# How much of the world’s food production is dependent on pollinators?



## FriscoDad (Dec 7, 2020)

I just ran across this study on the "world of data" website when I was looking for some other data unrelated to beekeeping.


https://ourworldindata.org/pollinator-dependence



It seems to me that all the hype about "save the bees" or "save the pollinators" is mostly a first world problem. Most of the staple crops like rice, corn, wheat, and barley are entirely independent of pollinators. It is primarily the cash crops like Almonds, Avocados, Coffee, Chocolate, etc. are the issue. 

I'm a first year beekeeper, and I'm located in a suburban environment. I've heard of Colony Collapse and "save the bees" before I became a beekeeper, but that's not why I did it. I've always had fun observing and learning about insects. Ant farms, Praying Mantis eggs, Butterfly habitats, you name it, we always had some sort of insect habitat going on during the summer months while my kids were growing up. I've always thought of keeping bees, but the cost and complexity always kept me out of it until now.

Anyway, back to the data. I've been curious about friends and family that comment on my noble intentions of "saving the bees" when they find out about my new hobby. I have to tell them, "sure I might be noble, but that's not why I'm doing it. I just think it is a fun hobby."

Sorry for the wall of text. Any thoughts on the data or comments on the website? First world problem? 

Thanks, 
FriscoDad


----------



## johno (Dec 4, 2011)

You can shock your friends with my stock answer about saving the bees, not me I am going to enslave the bees as I am providing them with good accomodation I expect them to pay rent.


----------



## wildbranch2007 (Dec 3, 2008)

there are always alternative methods "
Why do people in China have to pollinate their crops by hand?


But in some parts of China, hand pollination can actually cost less than renting bees to pollinate crops. Farmers in Hanyuan began pollinating by hand *because human labor was cheap*, Frayer said. ... A Chinese farmer displays the pollen used to pollinate pear trees by hand.Apr 7, 2016 "


----------



## A Novice (Sep 15, 2019)

Honey bees have the best marketing of anything on the planet, and the odd thing is they never paid a dime for it.

If honey bees became extinct, the world wouldn't probably know, except that the price of almonds would go up substantially.

Honey bees are not needed to pollinate any of the crops native to North America, including peppers, tomatoes, squashes and pumpkins, as honey bees are not native to North America.

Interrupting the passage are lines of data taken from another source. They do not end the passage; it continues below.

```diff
@@ -398,26 +415,34 @@
         TileCoord tc;
         tc.m0 = m0; tc.n0 = n0 + (wide ? (ct >> 7) * 128 : 0); tc.k_begin = 0; tc.num_kb = 0; tc.z = 0;
 
+        uint8_t* const conv = smem + S::STAGES * S::slot(BM, BN);
+        uint8_t* const h1_box[2] = {wide && ct < 128 ? conv + BM * 256 : smem,
+                                    wide && ct < 128 ? conv : smem + S::slot(BM, BN)};
+        const bool h1_issuer = wide ? (ct & 127) == 0 : ct == 0;
+
         for (int t = 0; t < a.T; ++t) {
             RF_TRACE(0);
-            unsigned long long* const tr = tracer ? a.trace + (int64_t)t * 16 : nullptr;
+            unsigned long long* const tr = tracer ? a.trace + (int64_t)t * RF_TRACE_WORDS : nullptr;
             {
                 float acc[64], cross[64];
-                rf_tile<F16, true>(a.K1 / KBK, wide, smem, full, empty, cu, acc, cross, ct, shift_x, tr, 1, 2, 5);
-                if (F16)
-                    store_h1_split(acc, tc.n0, row_base, lane, reinterpret_cast<uint16_t*>(a.h1), a.N * a.H1, a.N, a.H1,
-                                   s_b1 + (tc.n0 - n0), ACT, pow2f_int(shift_h));
-                else
+                rf_tile<F16, true>(a.K1 / KBK, wide, smem, full, empty, cu, acc, cross, ct, shift_x, tr, 1, 2, 5, -1);
+                if (F16) {
+                    store_h1_tma(acc, &tmap_h1, tc.n0, (int)m0, (int)(row_base - m0), lane, h1_box, BM * 128, h1_issuer,
+                                 s_b1 + (tc.n0 - n0), ACT, pow2f_int(shift_h));
+                    RF_TRACE(6);
+                    if (h1_issuer) bulk_wait_all();
+                } else {
                     store_tile(acc, tc, row_base, lane, a.h1, a.H1, a.N, a.H1, 1, epi_h1);
-                RF_TRACE(6);
-                fence_proxy_async_all();
+                    RF_TRACE(6);
+                    fence_proxy_async_all();
+                }
                 RF_TRACE(3);
             }
             cluster_sync_all();
             RF_TRACE(4);
             {
                 float acc[64], cross[64];
-                rf_tile<F16, !F16>(a.H1 / KBK, wide, smem, full, empty, cu, acc, cross, ct, shift_h, tr, 11, 14, 12);
+                rf_tile<F16, !F16>(a.H1 / KBK, wide, smem, full, empty, cu, acc, cross, ct, shift_h, tr, 11, 14, 12, 16);
                 if (F16)
                     rf_heads_tile<ACT>(acc, tc.n0 - n0, tc.n0 / 64, (int)(row_base - m0), lane, s_b2, s_hw, a.A,
                                        smem_u32(s_part), BM / CX);
diff --git a/sample_factory_b200/csrc/tc_ptx.cuh b/sample_factory_b200/csrc/tc_ptx.cuh
--- a/sample_factory_b200/csrc/tc_ptx.cuh
+++ b/sample_factory_b200/csrc/tc_ptx.cuh
@@ -56,6 +56,14 @@
         "l"(tmap), "r"(smem_u32(bar)), "r"(c0), "r"(c1), "r"(c2)
         : "memory");
 }
+
+__device__ __forceinline__ void tma_store_3d(const CUtensorMap* tmap, const void* smem_src, int c0, int c1, int c2) {
+    asm volatile("cp.async.bulk.tensor.3d.global.shared::cta.bulk_group [%0, {%2, %3, %4}], [%1];" ::"l"(tmap),
+                 "r"(smem_u32(smem_src)), "r"(c0), "r"(c1), "r"(c2)
+                 : "memory");
+}
+__device__ __forceinline__ void bulk_commit() { asm volatile("cp.async.bulk.commit_group;" ::: "memory"); }
+__device__ __forceinline__ void bulk_wait_all() { asm volatile("cp.async.bulk.wait_group 0;" ::: "memory"); }
 
 __device__ __forceinline__ void wgmma_fence() { asm volatile("wgmma.fence.sync.aligned;" ::: "memory"); }
 __device__ __forceinline__ void wgmma_commit() { asm volatile("wgmma.commit_group.sync.aligned;" ::: "memory"); }
```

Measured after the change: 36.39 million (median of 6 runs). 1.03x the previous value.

Honey bees are not needed to pollinate grasses, which includes all of the cereal grains, except buckwheat.

Pretty much everything honey bees pollinate can be and is pollinated by a vast number of other insects.

All that said, honey bees are quite valuable for pollinating large scale monoculture crops, as with everything blooming at exactly the same time, it is hard to get an adequate supply of pollinators to all arive at the right time and leave when they are done. Honey bees on flatbed trucks make it possible to have sunflower fields which stretch for miles in every direction.

SO DON'T TELL ANYBODY. Because we get a lot of goodwill from the communities we hive our bees in, even though most of the people who think honey bees fulfill a noble and essential purpose are terrified of getting stung.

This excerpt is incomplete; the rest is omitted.